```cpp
void launch_select_rows(const float* dist, int64_t nrows, int ncols, int n, float* out_val, int64_t* out_col,
                        hipStream_t s, bool neg = false);

struct ListPlan;

bool coarse_tiled_ok(int d, int64_t nq);
void launch_coarse_keys(const float* x, int64_t nq, int d, const float* centT, const float* cn, int nlist,
                        float* keys, hipStream_t s, bool ip, float* T3out = nullptr, const float* cb = nullptr,
                        int M = 0, float* xn_buf = nullptr, const float* xt = nullptr, int64_t nt = 0,
                        bool hoist = false);
void launch_coarse_select(const float* keys, int64_t nq, int nlist, int nprobe, float* out_dis, int64_t* out_list,
                          hipStream_t s, bool ip, const ListPlan* plan = nullptr, const int64_t* list_off = nullptr,
                          int lo = 0, int hi = 0, const float* x = nullptr, const float* cent = nullptr, int d = 0);

int coarse_segments(int64_t nq, int nlist, int d);
void launch_coarse_segmented(const float* x, int64_t nq, int d, const float* centT, const float* cn, int nlist,
                             int nprobe, uint64_t* cand, float* out_dis, int64_t* out_list, hipStream_t s, bool ip,
                             const ListPlan* plan = nullptr, const int64_t* list_off = nullptr, int lo = 0, int hi = 0,
                             const float* cent = nullptr);

void launch_linear_transform(const float* x, int64_t n, int d_in, const float* AT, const float* b, int d_out, float* y,
                             hipStream_t s);

void launch_ip_table(const float* x, int64_t n, int d, const float* codebook, int M, int ksub, float* out,
                     hipStream_t s);

void launch_precompute_T1(const float* cent, int nlist, int d, const float* codebook, int M, int ksub, float* T1,
                          hipStream_t s);

void launch_pq_encode(const float* x, int64_t n, int d, const float* cent, const int64_t* list_no,
                      const float* codebook, int M, int ksub, uint8_t* codes, hipStream_t s);

inline int part_stride(int k) { return k; }

constexpr int kHdrLog = 12;
constexpr int kHdrStale = 13;
constexpr int kHdrRepair = 14;
constexpr int kEvLog = 64;

struct ListPlan {
  int32_t* cnt;
  int2* bucket;
  int cap;
  int32_t* recs;
  int32_t* hdr;
  int max_items;
  uint4* part;
  uint2* partN;
  float* pd0;
  int32_t* qdone;
  uint64_t* tauq;
  uint32_t epoch;
  int32_t* err;
  uint64_t* qmask;
  int qmw = 1;
  uint32_t* evlog;
  int fault = 0;
  int grid;
  const int32_t* order = nullptr;
  int fused = 0;
  int ks = 0;
};

struct ScanArgs {
  const float* T1;
  const float* T3;
  const uint8_t* codes;
  const int64_t* ids;
  const int64_t* list_off;
  int64_t n_codes;
  const int64_t* probe_list;
  int64_t nq;
  int nprobe;
  int k;
  int M;
  int ip;
  int list_lo, list_hi;
  float* outD;
  int64_t* outI;
};

void launch_plan_count(const int64_t* lists, const float* Dq, const float* x, const float* cent, int64_t nq, int d,
                       int nprobe, const int64_t* list_off, int lo, int hi, bool ip, bool dedup, int k,
                       const ListPlan& pl, hipStream_t s);
void launch_plan_items(const ListPlan& pl, const int64_t* list_off, int lo, int hi, int G, hipStream_t s);
bool scan_fused_plan(int nloc, int max_items, int M);

int list_scan_group(int M, int k);
int list_scan_max_items(int64_t npairs, int nloc, int G);
int scan_lists_grid(int M, int k, int free_cus = 0);
bool scan_supported_M(int M);
void launch_scan_lists(const ScanArgs& a, const ListPlan& plan, hipStream_t s, hipEvent_t* ev_lists = nullptr);

void launch_merge_topk(int S, int64_t n, int k, const float* Din, const int64_t* Iin, float* Dout, int64_t* Iout,
                       hipStream_t s, bool ip = false);

}
```

chameleon-rag-acceleration_amd/csrc/ivfpq_kernels.hip:

```cpp
#include <float.h>
#include <stdint.h>

#include <algorithm>
#include <type_traits>

#include <hip/hip_runtime.h>

#include "ivfpq_kernels.h"
#include "ivfpq_diag.h"

namespace chivf {

namespace {

constexpr float kInf = __builtin_huge_valf();

enum { K_IP = 0, K_L2 = 1, K_NORM = 2 };

template <int KIND, class FX, class FY>
__device__ __forceinline__ float tree(FX fx, FY fy, int d) {
  float a8[8] = {0.f, 0.f, 0.f, 0.f, 0.f, 0.f, 0.f, 0.f};
  int i = 0;
  for (; i + 8 <= d; i += 8) {
#pragma unroll
// ... 2111 lines not shown
#pragma unroll
                for (int g = 0; g < G; g++) {
                  if ((mk[g] >> lane) & 1) {
                    const int sl = g * QG + qn[g] + __popcll(mk[g] & lanemask_lt);
                    qd[wave][sl] = dis[j][g];
                    qi[wave][sl] = i;
                  }
                  qn[g] += __popcll(mk[g]);
                  DIAG_ONLY(d_push += __popcll(mk[g]);)
                }
                if (loose) {
                  stop = j + 1;
                  want = true;
                  go = false;
                }
              }
            }
          }
        }
        if (stop >= tn) {
          pend = want;
          break;
        }
        drain();
        t = stop;
      }
      bool queued = false;
#pragma unroll
      for (int g = 0; g < G; g++) queued = queued || qn[g] > 0;
      DIAG_ONLY(const uint64_t tc0 = __builtin_amdgcn_s_memtime(); d_admit += tc0 - tb0;)
      if (pend || (last_sb && queued)) {
        drain();
      }
      DIAG_ONLY(asm volatile("" ::"v"(ROWK ? rk : tk[0].p[0])); d_fdrain += __builtin_amdgcn_s_memtime() - tc0;)
    }
    DIAG(2, __builtin_amdgcn_s_memtime());
    DIAG(4, n);
    DIAG(5, it.cnt | (it.kind << 8));
    DIAG(6, d_gather);
    DIAG(7, d_push | (d_drain << 32));
    DIAG(8, d_loose);
    DIAG(9, d_admit);
    DIAG(10, d_fdrain);

    if constexpr (ROWK) {
      const int rg = lane >> 4, re = lane & 15;
      int pr = it.pair[0];
#pragma unroll
      for (int g = 1; g < G; g++) pr = rg == g ? it.pair[g] : pr;
      const int64_t slot = (int64_t)pr * 4 + wave;
      if (rg < it.cnt && re < k && !(pl.fault > 0 && slot % pl.fault == 1)) {
        const bool empty = rk == kKcNone;
        pl.part[slot * pl.ks + re] =
            part_rec(empty ? FLT_MAX : kc_key(rk), part_tag(pl.epoch, slot) | xcc_tag(), empty ? -1 : it.beg + (int64_t)(uint32_t)rk);
      }
    } else {
#pragma unroll
      for (int g = 0; g < G; g++) {
        if (g >= it.cnt) continue;
        write_partial<R>(pl, tk[g], (int64_t)it.pair[g] * 4 + wave, k, it.beg, lane);
      }
    }
    if (nxt >= 0) {
      unpack(nrec);
      if constexpr (kEarly) issue();
    }
    DIAG(3, __builtin_amdgcn_s_memtime());
    it_no++;
    cur = nxt;
  }
}

#ifndef SCAN_LEAN
#define SCAN_LEAN 1
#endif
#ifndef SCAN_PREFETCH
#define SCAN_PREFETCH 0
#endif
constexpr bool kScanLean = SCAN_LEAN != 0;
constexpr bool kScanPrefetch = SCAN_PREFETCH != 0;
#ifndef SCAN_LEAN_JB
#define SCAN_LEAN_JB 6
#endif
constexpr int kLeanJB = SCAN_LEAN_JB;

__device__ __forceinline__ uint64_t pack_kc_bits(uint32_t b, uint32_t pos) {
  b = b == 0x80000000u ? 0u : b;
  const uint32_t o = (int32_t)b >= 0 ? (b ^ 0x80000000u) : ~b;
  return ((uint64_t)o << 32) | pos;
}
__device__ __forceinline__ uint64_t row_shr1_u64(uint64_t v) {
  const uint32_t lo = (uint32_t)__builtin_amdgcn_update_dpp((int)(uint32_t)v, (int)(uint32_t)v, 0x111, 0xf, 0xf, false);
  const uint32_t hi =
      (uint32_t)__builtin_amdgcn_update_dpp((int)(uint32_t)(v >> 32), (int)(uint32_t)(v >> 32), 0x111, 0xf, 0xf, false);
  return ((uint64_t)hi << 32) | lo;
}
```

(WORK ITEM): Where a line of the records has the string "define", copy that line.

(WORKED SOLUTION):
#define SCAN_LEAN 1
#define SCAN_PREFETCH 0
#define SCAN_LEAN_JB 6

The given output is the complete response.